Presa coscienza della morte l'umana gente non volle rassegnarsi alla perdita della propria individualità, alle esperienze e capacità nutrite dal defunto. Non si poteva perdere tutto, e pertanto prese corpo l'idea di una vita dopo la morte. Nasce così lo specializzato, colui che ha contatti con i defunti e le divinità creatrici del tutto. I rapporti con questo mondo fuori dalla realtà era gestito dagli sciamani, grandi barattieri d'aria fritta, provvisti di una grande ascendenza su tutto il gruppo di appartenenza.

Con l'insorgere di rapporti sociali con altri gruppi nascono contraddizioni sulle varie divinità di tipo e di ordine diverso. Queste contraddizioni sono ancora presenti tutt'oggi, infatti più di 50 religioni sono praticate attivamente su tutto il pianeta.  Se ne deduce che sono superstizioni solo le pratiche , le credenze e i rituali degli altri. E se vengono da lontano  ragione di più. L'umana gente ha continuato nel tempo sampre ad evolversi con tecnologie sempre innovative ed avanzate che gli hanno reso la vita più sicura e longeva. Sono trascorsi migliaia di anni e tutto ha seguito il continuo divenire sempre semplificando e rendendo più agevole la vita pubblica.
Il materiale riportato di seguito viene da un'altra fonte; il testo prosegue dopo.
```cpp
extern "C" int mz_selfplay_read(mz_planner* p, int32_t n_moves, float* h_obs, int32_t* h_action, float* h_reward, double* h_pi,
                                double* h_root, int32_t* h_player, uint8_t* h_done) {
    if (!p || n_moves < 1 || n_moves > p->ring_count) return fail(MZ_E_INVALID, "n_moves exceeds the recorded history");
    HIPCHK(hipSetDevice(p->device));
    HIPCHK(hipStreamSynchronize(p->stream));
    const size_t B = (size_t)p->cfg.num_envs, A = (size_t)p->cfg.num_actions, D = (size_t)obs_dim(p->cfg);
    const int first = ((p->ring_pos - n_moves) % p->ring_len + p->ring_len) % p->ring_len;
    const int n1 = n_moves < p->ring_len - first ? n_moves : p->ring_len - first;
    for (int part = 0; part < 2; part++) {
        const size_t slot = part == 0 ? (size_t)first : 0, cnt = part == 0 ? (size_t)n1 : (size_t)(n_moves - n1), done_moves = part == 0 ? 0 : (size_t)n1;
        if (cnt == 0) continue;
        if (h_obs) HIPCHK(hipMemcpyAsync(h_obs + done_moves * B * D, p->env.r_obs + slot * B * D, cnt * B * D * sizeof(float), hipMemcpyDeviceToHost, p->stream));
        if (h_action) HIPCHK(hipMemcpyAsync(h_action + done_moves * B, p->env.r_action + slot * B, cnt * B * sizeof(int), hipMemcpyDeviceToHost, p->stream));
        if (h_reward) HIPCHK(hipMemcpyAsync(h_reward + done_moves * B, p->env.r_reward + slot * B, cnt * B * sizeof(float), hipMemcpyDeviceToHost, p->stream));
        if (h_pi) HIPCHK(hipMemcpyAsync(h_pi + done_moves * B * A, p->env.r_pi + slot * B * A, cnt * B * A * sizeof(double), hipMemcpyDeviceToHost, p->stream));
        if (h_root) HIPCHK(hipMemcpyAsync(h_root + done_moves * B, p->env.r_root + slot * B, cnt * B * sizeof(double), hipMemcpyDeviceToHost, p->stream));
        if (h_player) HIPCHK(hipMemcpyAsync(h_player + done_moves * B, p->env.r_player + slot * B, cnt * B * sizeof(int), hipMemcpyDeviceToHost, p->stream));
        if (h_done) HIPCHK(hipMemcpyAsync(h_done + done_moves * B, p->env.r_done + slot * B, cnt * B, hipMemcpyDeviceToHost, p->stream));
    }
    HIPCHK(hipStreamSynchronize(p->stream));
    return MZ_OK;
}

extern "C" int mz_selfplay_counters(mz_planner* p, int64_t out[4]) {
    if (!p || !out) return fail(MZ_E_INVALID, "null argument");
    if (p->env_kind == MZ_ENV_NONE || p->arena_open) return fail(MZ_E_STATE, "call mz_selfplay_reset first");
    HIPCHK(hipSetDevice(p->device));
    HIPCHK(hipStreamSynchronize(p->stream));
    unsigned long long c[4];
    HIPCHK(hipMemcpy(c, p->env.counters, sizeof(c), hipMemcpyDeviceToHost));
    for (int i = 0; i < 4; i++) out[i] = (int64_t)c[i];
    return MZ_OK;
}

static bool arena_same_config(const mz_config& a, const mz_config& b) {
    mz_config x = a, y = b;
    x.seed = y.seed = 0;
    return x.net_kind == y.net_kind && x.obs_c == y.obs_c && x.obs_h == y.obs_h && x.obs_w == y.obs_w && x.num_actions == y.num_actions &&
           x.num_planes == y.num_planes && x.hidden_dim == y.hidden_dim && x.num_res_blocks == y.num_res_blocks &&
           x.value_support_size == y.value_support_size && x.reward_support_size == y.reward_support_size &&
           x.num_simulations == y.num_simulations && x.discount == y.discount && x.pb_c_base == y.pb_c_base && x.pb_c_init == y.pb_c_init &&
           x.is_board_game == y.is_board_game && x.has_known_bounds == y.has_known_bounds && x.known_bounds_min == y.known_bounds_min &&
           x.known_bounds_max == y.known_bounds_max && x.root_dirichlet_alpha == y.root_dirichlet_alpha &&
           x.root_exploration_eps == y.root_exploration_eps && x.num_envs == y.num_envs && x.max_ties == y.max_ties &&
           x.legacy_scalar_promotion == y.legacy_scalar_promotion && x.conv_precision == y.conv_precision;
}

static ArenaLaunch arena_launch(mz_planner* p) {
    const mz_config& c = p->cfg;
    ArenaLaunch R{};
    R.L.env = p->env; R.L.B = c.num_envs; R.L.seed = c.seed; R.L.sims = c.num_simulations;
    R.L.obs = p->arena.obs; R.L.mask = p->arena.mask; R.L.cur = p->arena.cur; R.L.opp = p->arena.opp;
    R.a = p->arena;
    R.ply = p->arena_ply;
    return R;
}

static void arena_seg_searched(ArenaSeg& g, mz_planner* s) {
    g.obs = s->d_obs; g.mask = s->d_mask; g.cur = s->d_cur; g.opp = s->d_opp; g.temp = s->d_temp;
    g.action = s->d_action; g.pi = s->d_pi; g.root = s->d_root;
}

extern "C" int mz_arena_reset(mz_planner* p, int32_t env_kind, int32_t opponent_kind, mz_planner* q, int32_t opening_plies, const double* h_init_state) {
    if (!p) return fail(MZ_E_INVALID, "null planner");
    const mz_config& c = p->cfg;
    int board_n = 3, num_to_win = 3;
    if (env_kind == MZ_ENV_CARTPOLE) {
        if (c.num_actions != 2 || obs_dim(c) != 20) return fail(MZ_E_INVALID, "CartPole env needs num_actions == 2 and a (4,5) observation");
    } else if (env_kind == MZ_ENV_TICTACTOE) {
        if (c.num_actions != 10 || obs_dim(c) != 81) return fail(MZ_E_INVALID, "TicTacToe env needs num_actions == 10 and a (9,3,3) observation");
    } else if (env_kind == MZ_ENV_GOMOKU) {
        if (c.net_kind != MZ_NET_BOARD || c.obs_c != 9 || c.obs_h != c.obs_w || c.num_actions != c.obs_h * c.obs_w + 1 || c.obs_h < 5)
            return fail(MZ_E_INVALID, "Gomoku env needs a board net with a (9,N,N) observation, N >= 5, and num_actions == N*N + 1");
        board_n = c.obs_h;
        num_to_win = 5;
    } else {
// ... 287 lines not shown
```

Before: 294.1 million.

## Batch replay epilogue over chunks of moves to cut per-move kernel launches

Instead of launching the scan, epilogue and publish kernels after every self-play move, moves are accumulated and processed every N moves (default 8, set by MZ_EPI_CHUNK) by new chunked kernels. These walk episode boundaries across several moves using a done bitmask and a prefix scan over a larger offset buffer. The ring length is enlarged so older slots stay valid until the chunk is flushed. This trades three launches per move for three per chunk, at the cost of more ring memory and delayed replay publication.

Result: no change. 294.2 million, median of 2 (+0.0%).

```diff
diff --git a/muzero_amd/csrc/mz_env.h b/muzero_amd/csrc/mz_env.h
--- a/muzero_amd/csrc/mz_env.h
+++ b/muzero_amd/csrc/mz_env.h
@@ -577,6 +577,8 @@
     double pw[34];
 };
 
+constexpr int EPI_CHUNK_MAX = 64;
+
 struct EpiLaunch {
     EnvState env;
     ReplayRing ring;
@@ -686,6 +688,89 @@
     if (t == 1023) R.ctr[1] = (long long)part[1023];
 }
 
+
+__device__ inline void epi_walk(const ReplayRing& R, long long move, bool done, long long& start, int& n_flush, int& n_done) {
+    int len = (int)(move + 1 - start);
+    const bool flush = !R.board && len == R.acc + R.K + R.td;
+    n_flush = n_done = 0;
+    if (flush) { n_flush = R.acc; len -= R.acc; start += R.acc; }
+    if (done) { n_done = len; start = move + 1; }
+}
+
+__device__ inline int epi_slot(const EpiLaunch& E, int slot0, int j) { return slot0 + j < E.env.ring_len ? slot0 + j : slot0 + j - E.env.ring_len; }
+
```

Si diede corso sempre più ad una assidua ed ampia scolarizzazione delle masse, ma la religio, anche subendo grandi contraddizioni con la scienza, quale il principio copernicano, poi confermato da Galileo ( Con il rischio di andare al rogo poiché sosteneva che la terra non era il punto fisso ma era un pianeta che girava intorno al sole, quale punto fisso. Dovette sconfessare per avere salva la vita) e l'evoluzionismo darwiniano, suggellato dalla biologia molecolare, è sempre presente ed attiva. E' l'unica attività umana che si è mantenuta ferma nel tempo nella sua irrazionalità nel razionale, ed anche nelle sue ritualità.

Il suo razionalismo consiste di avere messo nella formula algebrica indicativa il suo verbo, dei numeri decimali fissi al posto delle incognite. Nello sviluppare la formula compare di conseguenza un risultato certo 

 Ora, considerato che  quanto descritto non è una fantasia dello  scrivente, ma un dato di fatto ancora quasi universalmente accettato, mi pare che ciò possa diventare un punto di  riflessione sullo scarso uso della nostra specie fa ancora oggi della razionalità, ed una riflessione sull'oggi basterebbe. Non possiamo certo dimenticare cosa significò questa discriminante solo pochi secoli fa, quando il così detto Santo Uffizio poteva spedire chiunque sul rogo, esseri umani e animali, quali gatti, gufi e civette. La religio con la sua superstizione ha fatto crudelmente molto male ed ancora oggi al grido di una religione viene perpretato.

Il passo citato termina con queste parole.